> **Entries shown**
┌──

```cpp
template <typename T, int K, bool SHIFT, typename Go>
int planned_launch(const Geom<T> &G, bool sample, hipStream_t st, Go go) {
#define NSOL_GO(cfg) go(cfg)
  const bool forced = g_tunek.nw > 0 || g_tunek.ntx > 0 || g_tunek.zchunk > 0;
  if (forced) {
    std::vector<Config> cand = candidates<T, K, SHIFT>(G);
    if (cand.empty()) return -2;
    return NSOL_GO(cand[0]);
  }
  const PlanKey key{current_device(), (int)sizeof(T), K, G.nz, G.ny, G.nx,
                    G.padded ? G.sy : 0, SHIFT ? 1 : 0};
  std::lock_guard<std::mutex> lock(g_plans_mutex);
  auto it = g_plans.find(key);
  if (it == g_plans.end()) {
    Plan P;
    std::vector<Config> cand = candidates<T, K, SHIFT>(G);
    if (cand.empty()) return -2;
    const bool big = G.n >= ((int64_t)g_tunek.tune_min_mvox << 20);
    int seeded = -1;
    if (K == 2 && g_tunek.autotune && big) {
      auto it3 = g_plans.find(PlanKey{key.device, key.esize, 3, G.nz, G.ny, G.nx, key.pitch});
      if (it3 == g_plans.end() || it3->second.chosen < 0)
        it3 = g_plans.find(PlanKey{key.device, key.esize, 3, G.nz, G.ny, G.nx, key.pitch, 1});
      if (it3 != g_plans.end() && it3->second.chosen >= 0) {
        const Config &c3 = it3->second.cand[it3->second.chosen];
        for (int i = 0; i < (int)cand.size() && seeded < 0; ++i)
          if (cand[i].nw == 12 && cand[i].q.ntx == 1) seeded = i;
        for (int i = 0; i < (int)cand.size() && seeded < 0; ++i)
          if (cand[i].nw == c3.nw && cand[i].q.ntx == c3.q.ntx) seeded = i;
      }
    }
    bool shortlist = false;
    if (K == 3 && !SHIFT && g_tunek.autotune && big) {
      auto its = g_plans.find(PlanKey{key.device, key.esize, 3, G.nz, G.ny, G.nx, key.pitch, 1});
      shortlist = its != g_plans.end();
    }
    if (seeded >= 0) {
      P.cand.push_back(cand[seeded]);
      P.chosen = 0;
    } else if (shortlist && cand.size() > 1) {
      P.cand = short_list(cand);
    } else if (SHIFT && g_tunek.autotune && big && cand.size() > 1) {
      int per_nw[17] = {0};
      for (const Config &c : cand) {
        const int rank = per_nw[c.nw]++;
        if (rank >= 3 && c.q.ntx > 4) continue;
        P.cand.push_back(c);
        const int64_t zc = c.zchunk > 96 ? 64 : 24;
        if (rank < 2 && zc < c.zchunk && zc <= G.nz) {
          Config d = c;
          d.zchunk = zc;
          P.cand.push_back(d);
        }
      }
    } else if (g_tunek.autotune && big && cand.size() > 1) {
      int per_nw[17] = {0};
      for (const Config &c : cand) {
        if (per_nw[c.nw]++ >= 5 && c.q.ntx > 8) continue;
        P.cand.push_back(c);
        const int64_t zc = c.zchunk > 96 ? 64 : 24;
        if (zc < c.zchunk && zc <= G.nz) {
          Config d = c;
          d.zchunk = zc;
          P.cand.push_back(d);
        }
      }
    } else {
      P.cand.push_back(cand[0]);
      P.chosen = 0;
    }
    const size_t n = P.cand.size();
    P.best_ms.assign(n, -1.f);
    P.samples.assign(n, std::vector<float>());
// ... 51 lines not shown
int g_shift = -1;
int g_shift_min_iters = 30;

inline int shift_threshold() {
  if (g_shift > 0) return 4;
  return g_shift_min_iters > 4 ? g_shift_min_iters : 4;
}

template <typename T, int VEC, int NW, int WPE, bool PF2>
int launch_shift(const Config &c, const T *x_in, T *x_out, const T *bt, const T *p_in,
                 T *p_out, const Geom<T> &G, const ShiftScalars<T> &S, int flags,
                 hipStream_t st) {
  const Tiling &Q = c.q;
  const int64_t tiles = (int64_t)Q.ntx * Q.nty;
  const int64_t nzc = (G.nz + c.zchunk - 1) / c.zchunk;
  int64_t blocks = tiles * nzc;
  int64_t slab = 0;
  if (g_tunek.xcd_map && tiles >= 16) {
    slab = (tiles + 7) / 8;
    blocks = 8 * slab * nzc;
  }
  if (blocks > 0x7fffffff) return NSOL_EINVAL;
  if (g_tunek.verbose == 1)
    fprintf(stderr, "k_pd_shift3 waves=%d pf2=%d split=%d: lxb=%d rows=%d xv=%d tiles=%dx%d "
            "zchunk=%lld blocks=%lld slab=%lld model=%.3f GB\n", NW, (int)PF2, Q.split, Q.lxb,
            Q.rows, Q.xv, Q.ntx, Q.nty, (long long)c.zchunk, (long long)blocks,
            (long long)slab, c.cost * 1e-9);
#define NSOL_S(HB, L, U)                                                             \
  hipLaunchKernelGGL((k_pd_shift3<T, VEC, NW, WPE, HB, L, PF2, U>), dim3((unsigned)blocks), \
                     dim3(NW * 64), 0, st, x_in, x_out, bt, p_in, p_out, G, S, Q,    \
                     (int)c.zchunk, (int)slab)
#define NSOL_SU(HB, L) do { if (unit) NSOL_S(HB, L, true); else NSOL_S(HB, L, false); } while (0)
  const bool unit = G.wx == T(1) && G.wy == T(1) && G.wz == T(1);
  const bool huber = (flags & NSOL_PD_REG_HUBER) != 0;
  const bool l1 = (flags & NSOL_PD_DATA_L1) != 0;
  if (huber) { if (l1) NSOL_SU(true, true); else NSOL_SU(true, false); }
  else { if (l1) NSOL_SU(false, true); else NSOL_SU(false, false); }
#undef NSOL_SU
#undef NSOL_S
  g_launches[1].fetch_add(1, std::memory_order_relaxed);
  g_shift_launches.fetch_add(1, std::memory_order_relaxed);
  return launch_status();
}

template <typename T>
int shift_donation(const Geom<T> &G) {
  if (!g_tunek.autotune || G.n < ((int64_t)g_tunek.tune_min_mvox << 20) || g_tunek.nw > 0 ||
      g_tunek.ntx > 0 || g_tunek.zchunk > 0)
    return -1;
  std::lock_guard<std::mutex> lock(g_plans_mutex);
  const int dev = current_device();
  auto its = g_plans.find(PlanKey{dev, (int)sizeof(T), 3, G.nz, G.ny, G.nx, 0, 1});
  if (its == g_plans.end()) return 0;
  plan_poll(its->second, 3);
  if (its->second.chosen < 0) {
    const Plan &S = its->second;
    const float sbest = plan_best(S);
    for (int i = 0; i < (int)S.cand.size(); ++i)
      if (S.issued[i] < plan_target(S, i, sbest)) return 0;
  }
  auto it = g_plans.find(PlanKey{dev, (int)sizeof(T), 3, G.nz, G.ny, G.nx, 0, 0});
  if (it == g_plans.end()) {
    const std::vector<Config> cand = candidates<T, 3, false>(G);
    if (cand.size() < 2) return -1;
    return (int)short_list(cand).size() * kFinalRounds + 1;
  }
  Plan &P = it->second;
  plan_poll(P, 3);
  if (P.chosen >= 0) return -1;
  const float best = plan_best(P);
  int want = 0;
  for (int i = 0; i < (int)P.cand.size(); ++i) {
    const int owed = plan_target(P, i, best) - P.issued[i];
    if (owed > 0) want += owed;
  }
  return want + 1;
}

// ... 5 lines not shown
  if (n < ((int64_t)g_tunek.min_kvox << 10) || nx % VW != 0 || nx / VW < 8 || ny < 8 ||
      nz < 8 || nz >= ((int64_t)1 << 30))
    return false;
  return g_shift > 0 || n >= ((int64_t)g_tunek.tune_min_mvox << 20);
}
inline bool shift_shape_ok(int elem_size, int64_t nz, int64_t ny, int64_t nx) {
  return elem_size == 4 ? shift_shape_ok<float>(3, nz, ny, nx, 0)
                        : shift_shape_ok<double>(3, nz, ny, nx, 0);
}

template <typename T>
int shift_min_iters_t(int ndim, int64_t nz, int64_t ny, int64_t nx, int64_t pitch) {
  if (!shift_shape_ok<T>(ndim, nz, ny, nx, pitch)) return 0;
  const Geom<T> G = make_geom<T>(ndim, nz, ny, nx, 1.0, 1.0, 1.0);
  std::lock_guard<std::mutex> lock(g_plans_mutex);
  const bool forced = g_tunek.nw > 0 || g_tunek.ntx > 0 || g_tunek.zchunk > 0;
  if (forced || g_plans.find(PlanKey{current_device(), (int)sizeof(T), 3, nz, ny, nx, 0,
                                     1}) == g_plans.end())
    if (candidates<T, 3, true>(G).empty()) return 0;
  return shift_threshold();
}

}

namespace nsol {

template <typename T>
int pd_shift3_min_iters(const T *x, const T *x_alt, const T *bt, const T *p0, const T *p1,
                        int ndim, int64_t nz, int64_t ny, int64_t nx, int flags,
                        int64_t pitch, int iterations) {
  if (!nsol_pdk::g_shift || iterations < nsol_pdk::shift_threshold()) return 0;
// ... 94 lines not shown
NSOL_PDK_INST(double)
#undef NSOL_PDK_INST

}

extern "C" {

int nsol_hip_set_param_pdk(const char *name, int value) {
  if (!name) return NSOL_EINVAL;
  if (!strcmp(name, "pdk_enable")) nsol_pdk::g_tunek.enable = value;
  else if (!strcmp(name, "pdk_kmax")) nsol_pdk::g_tunek.kmax = value;
  else if (!strcmp(name, "pdk_nw")) nsol_pdk::g_tunek.nw = value;
  else if (!strcmp(name, "pdk_zchunk")) nsol_pdk::g_tunek.zchunk = value;
  else if (!strcmp(name, "pdk_ntx")) nsol_pdk::g_tunek.ntx = value;
  else if (!strcmp(name, "pdk_xcd_map")) nsol_pdk::g_tunek.xcd_map = value;
  else if (!strcmp(name, "pdk_verbose")) nsol_pdk::g_tunek.verbose = value;
  else if (!strcmp(name, "pdk_autotune")) nsol_pdk::g_tunek.autotune = value;
  else if (!strcmp(name, "pdk_pf2")) nsol_pdk::g_tunek.pf2 = value;
  else if (!strcmp(name, "pdk_split")) nsol_pdk::g_split = value;
  else if (!strcmp(name, "pdk_min_kvox")) nsol_pdk::g_tunek.min_kvox = value;
  else if (!strcmp(name, "pdk_tail2")) nsol_pdk::g_tunek.tail2 = value;
  else if (!strcmp(name, "pdk_tune_min_mvox")) nsol_pdk::g_tunek.tune_min_mvox = value;
  else if (!strcmp(name, "pdk_shift")) nsol_pdk::g_shift = value < 0 ? -1 : (value ? 1 : 0);
  else if (!strcmp(name, "pdk_shift_min_iters")) nsol_pdk::g_shift_min_iters = value;
  else if (!strcmp(name, "pdk_forget")) {
    std::lock_guard<std::mutex> lock(nsol_pdk::g_plans_mutex);
    for (auto &kv : nsol_pdk::g_plans)
      for (auto &sm : kv.second.pending) {
        (void)hipEventDestroy(sm.e0);
        (void)hipEventDestroy(sm.e1);
// ... 94 lines not shown
int nsol_pd_fusedk_plan(int elem_size, int k, int64_t nz, int64_t ny, int64_t nx,
                        int *waves, int *ntx, int64_t *zchunk) {
  std::lock_guard<std::mutex> lock(nsol_pdk::g_plans_mutex);
  const int form = (k == 3 && nsol_pdk::shift_shape_ok(elem_size, nz, ny, nx)) ? 1 : 0;
  auto it = nsol_pdk::g_plans.find(
      nsol_pdk::PlanKey{nsol_pdk::current_device(), elem_size, k, nz, ny, nx, 0, form});
  if (form && it == nsol_pdk::g_plans.end())
    it = nsol_pdk::g_plans.find(
        nsol_pdk::PlanKey{nsol_pdk::current_device(), elem_size, k, nz, ny, nx, 0, 0});
  if (it == nsol_pdk::g_plans.end() || it->second.chosen < 0) return NSOL_EINVAL;
  const nsol_pdk::Config &c = it->second.cand[it->second.chosen];
  if (waves) *waves = c.nw;
  if (ntx) *ntx = c.q.ntx;
  if (zchunk) *zchunk = c.zchunk;
  return 0;
}

#define NSOL_PDK_DEF(T, SUF)                                                           \
  int nsol_pd_fusedk_iter_pitched_##SUF(                                               \
      const T *xbar_in, T *xbar_out, const T *x_in, T *x_out, const T *bt, const T *p_in, \
      T *p_out, int ndim, int64_t nz, int64_t ny, int64_t nx, int64_t pitch, double wx, \
      double wy, double wz, int k, const double *sigma, const double *hden,            \
      const double *tau, const double *tl, const double *theta, int flags,             \
      void *stream) {                                                                  \
    return pd_fusedk_iter<T>(xbar_in, xbar_out, x_in, x_out, bt, p_in, p_out, ndim,    \
                             nz, ny, nx, wx, wy, wz, k, sigma, hden, tau, tl, theta,   \
                             flags, stream, pitch);                                    \
  }                                                                                    \
  int nsol_pd_fusedk_iter_##SUF(                                                       \
      const T *xbar_in, T *xbar_out, const T *x_in, T *x_out, const T *bt, const T *p_in, \
// ... 13 lines not shown
```

Measured before the change: 3064.

## Map contiguous tile-row bands to each XCD and autotune trimmed row heights

New measurement: 3133, median of 6. 2.2% higher.

```diff
diff --git a/include/nsol_hip.h b/include/nsol_hip.h
--- a/include/nsol_hip.h
+++ b/include/nsol_hip.h
@@ -293,6 +293,8 @@
 int nsol_pd_fusedk_plan_form(int elem_size, int k, int64_t nz, int64_t ny, int64_t nx,
                              int form, int *waves, int *ntx, int64_t *zchunk);
 int nsol_pd_run_parts(int iterations, int min_iters, int *lead, int *launches);
+int nsol_pdk_block_map(int mode, int ntx, int nty, int nzc, int *out, int max_blocks);
+int nsol_pdk_finish_probe(int64_t *out, int words);
 int64_t nsol_pd_persist_ws_bytes(int elem_size, int ndim, int64_t nz, int64_t ny,
                                  int64_t nx, int iterations);
 int nsol_pd_persist_run_f32(float *xbar, float *x, const float *bt, float *p, int ndim,
diff --git a/nsol_amd/_lib.py b/nsol_amd/_lib.py
--- a/nsol_amd/_lib.py
+++ b/nsol_amd/_lib.py
@@ -102,7 +102,7 @@
     "max_grid_blocks": 2048, "stencil_slabs": 1, "stencil_blocks": 65536,
     "pd2_zchunk": 0, "pd2_enable": 1, "pd2_variant": 0, "pd2_xcd_map": 1,
     "pdk_enable": 1, "pdk_kmax": 3, "pdk_nw": 0, "pdk_zchunk": 0, "pdk_ntx": 0,
-    "pdk_xcd_map": 1, "pdk_verbose": 0, "pdk_autotune": 1, "pdk_pf2": -1,
+    "pdk_xcd_map": 1, "pdk_rows": 0, "pdk_verbose": 0, "pdk_autotune": 1, "pdk_pf2": -1,
     "pdk_split": -1, "pdk_tail2": 1, "pdk_min_kvox": 1024, "pdk_tune_min_mvox": 16,
     "pdk_shift": -1, "pdk_shift_min_iters": 30,
     "pdp_max_spin": 1 << 21, "pdp_mute_tile": -1,
diff --git a/nsol_amd/csrc/nsol_pd_common.hpp b/nsol_amd/csrc/nsol_pd_common.hpp
--- a/nsol_amd/csrc/nsol_pd_common.hpp
+++ b/nsol_amd/csrc/nsol_pd_common.hpp
@@ -152,6 +152,59 @@
                    const double *sigma, const double *hden, const double *tau,
                    const double *tl, const double *theta, int flags, void *stream);
 
+struct PdkBlockMap {
+  int mode;
+  int ntx, nty;
+  int nzc;
+  int q;
+  int big;
+};
+__host__ __device__ inline PdkBlockMap pdk_block_map(int want, int ntx, int nty, int nzc) {
+  PdkBlockMap M{0, ntx, nty, nzc, 0, 8};
+  if (want == 1 && nty >= 8) {
+    M.mode = 1;
+    M.q = nty / 8;
+    M.big = 8 - nty % 8;
+  } else if (want == 2 && ntx * nty >= 16) {
+    M.mode = 2;
+    M.q = (ntx * nty + 7) / 8;
+  }
+  return M;
+}
+__host__ __device__ inline long long pdk_map_blocks(const PdkBlockMap &M) {
+  if (M.mode == 1) return 8LL * (M.q + (M.big < 8 ? 1 : 0)) * M.ntx * M.nzc;
+  if (M.mode == 2) return 8LL * M.q * M.nzc;
+  return (long long)M.ntx * M.nty * M.nzc;
+}
+__host__ __device__ inline void pdk_map_xcd_rows(const PdkBlockMap &M, int x, int &first,
+                                                 int &count) {
+  const int over = x > M.big ? x - M.big : 0;
+  first = x * M.q + over;
+  count = M.q + (x >= M.big ? 1 : 0);
+}
+__host__ __device__ inline bool pdk_block_tile(const PdkBlockMap &M, int b, int &tile,
+                                               int &zc) {
+  const int ntiles = M.ntx * M.nty;
+  if (M.mode == 1) {
+    int first, count;
+    pdk_map_xcd_rows(M, b & 7, first, count);
+    const int j = b >> 3;
+    const int per = count * M.ntx;
+    zc = j / per;
+    tile = first * M.ntx + (j - zc * per);
+    return zc < M.nzc;
+  }
+  if (M.mode == 2) {
+    const int j = b >> 3;
+    tile = (b & 7) * M.q + j % M.q;
+    zc = j / M.q;
+    return tile < ntiles;
+  }
+  tile = b % ntiles;
+  zc = b / ntiles;
+  return true;
+}
+
 template <bool L1, typename T>
 __device__ __forceinline__ T prox_data_s(T u, T bt, T tl, T one_plus_tl) {
   if constexpr (L1) return prox_ell1(u, bt, tl);
diff --git a/nsol_amd/csrc/nsol_pdk.hip b/nsol_amd/csrc/nsol_pdk.hip
--- a/nsol_amd/csrc/nsol_pdk.hip
+++ b/nsol_amd/csrc/nsol_pdk.hip
@@ -28,6 +28,18 @@
 #define PDK_LOAD_AUX 0
 #endif
 
+#ifdef NSOL_PDK_FINISH_PROBE
+constexpr int kProbeBlocks = 8192;
+__device__ unsigned long long g_finish_probe[2 * kProbeBlocks];
+#define PDK_PROBE_MARK(w)                                                      \
+  do {                                                                         \
+    if (threadIdx.x == 0 && blockIdx.x < (unsigned)kProbeBlocks)               \
+      g_finish_probe[2 * blockIdx.x + (w)] = wall_clock64();                   \
+  } while (0)
+#else
+#define PDK_PROBE_MARK(w) do { } while (0)
+#endif
+
 namespace nsol_pdk {
 
 template <typename T, int K>
@@ -169,7 +181,7 @@
     const T *__restrict__ x_in, T *__restrict__ x_out,
     const T *__restrict__ bt, const T *__restrict__ p_in,
     T *__restrict__ p_out, Geom<T> G, StageScalars<T, K> S, Tiling Q, int zchunk,
-    int slab) {
+    PdkBlockMap M) {
   constexpr int NT = NW * 64;
   constexpr int H = K - 1;
   constexpr int HX = ((H + VEC - 1) / VEC) * VEC;
@@ -185,18 +197,9 @@
 
   const int tid = threadIdx.x;
   const int lane = tid & 63;
-  const int ntiles = Q.ntx * Q.nty;
   int tile, zc;
-  if (slab > 0) {
-    const int xcd = blockIdx.x & 7;
-    const int j = blockIdx.x >> 3;
-    tile = xcd * slab + j % slab;
-    zc = j / slab;
-    if (tile >= ntiles) return;
-  } else {
-    tile = blockIdx.x % ntiles;
-    zc = blockIdx.x / ntiles;
-  }
+  if (!pdk_block_tile(M, (int)blockIdx.x, tile, zc)) return;
+  PDK_PROBE_MARK(0);
   const int tx = tile % Q.ntx;
   const int ty = tile / Q.ntx;
 
@@ -706,6 +709,7 @@
   }
   for (; s <= s_last; ++s)
     step(std::false_type{}, s, LA, LA, CA, CA);
+  PDK_PROBE_MARK(1);
 }
 
 template <typename T>
@@ -724,7 +728,7 @@
 __global__ __launch_bounds__(NW * 64, WPE) void k_pd_shift3(
     const T *__restrict__ x_in, T *__restrict__ x_out, const T *__restrict__ bt,
     const T *__restrict__ p_in, T *__restrict__ p_out, Geom<T> G, ShiftScalars<T> S,
-    Tiling Q, int zchunk, int slab) {
+    Tiling Q, int zchunk, PdkBlockMap M) {
   constexpr int K = 3;
   constexpr int NT = NW * 64;
   constexpr int HA = 2, HB = 3;
@@ -737,18 +741,9 @@
 
   const int tid = threadIdx.x;
   const int lane = tid & 63;
-  const int ntiles = Q.ntx * Q.nty;
   int tile, zc;
-  if (slab > 0) {
-    const int xcd = blockIdx.x & 7;
-    const int j = blockIdx.x >> 3;
-    tile = xcd * slab + j % slab;
-    zc = j / slab;
-    if (tile >= ntiles) return;
-  } else {
-    tile = blockIdx.x % ntiles;
-    zc = blockIdx.x / ntiles;
-  }
+  if (!pdk_block_tile(M, (int)blockIdx.x, tile, zc)) return;
+  PDK_PROBE_MARK(0);
   const int tx = tile % Q.ntx;
   const int ty = tile / Q.ntx;
 
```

└──

> **Directions for this task**
Show all lines from the data that contain "long".

> **Output for this task**
            Q.rows, Q.xv, Q.ntx, Q.nty, (long long)c.zchunk, (long long)blocks,
            (long long)slab, c.cost * 1e-9);
+__host__ __device__ inline long long pdk_map_blocks(const PdkBlockMap &M) {
+  return (long long)M.ntx * M.nty * M.nzc;
+__device__ unsigned long long g_finish_probe[2 * kProbeBlocks];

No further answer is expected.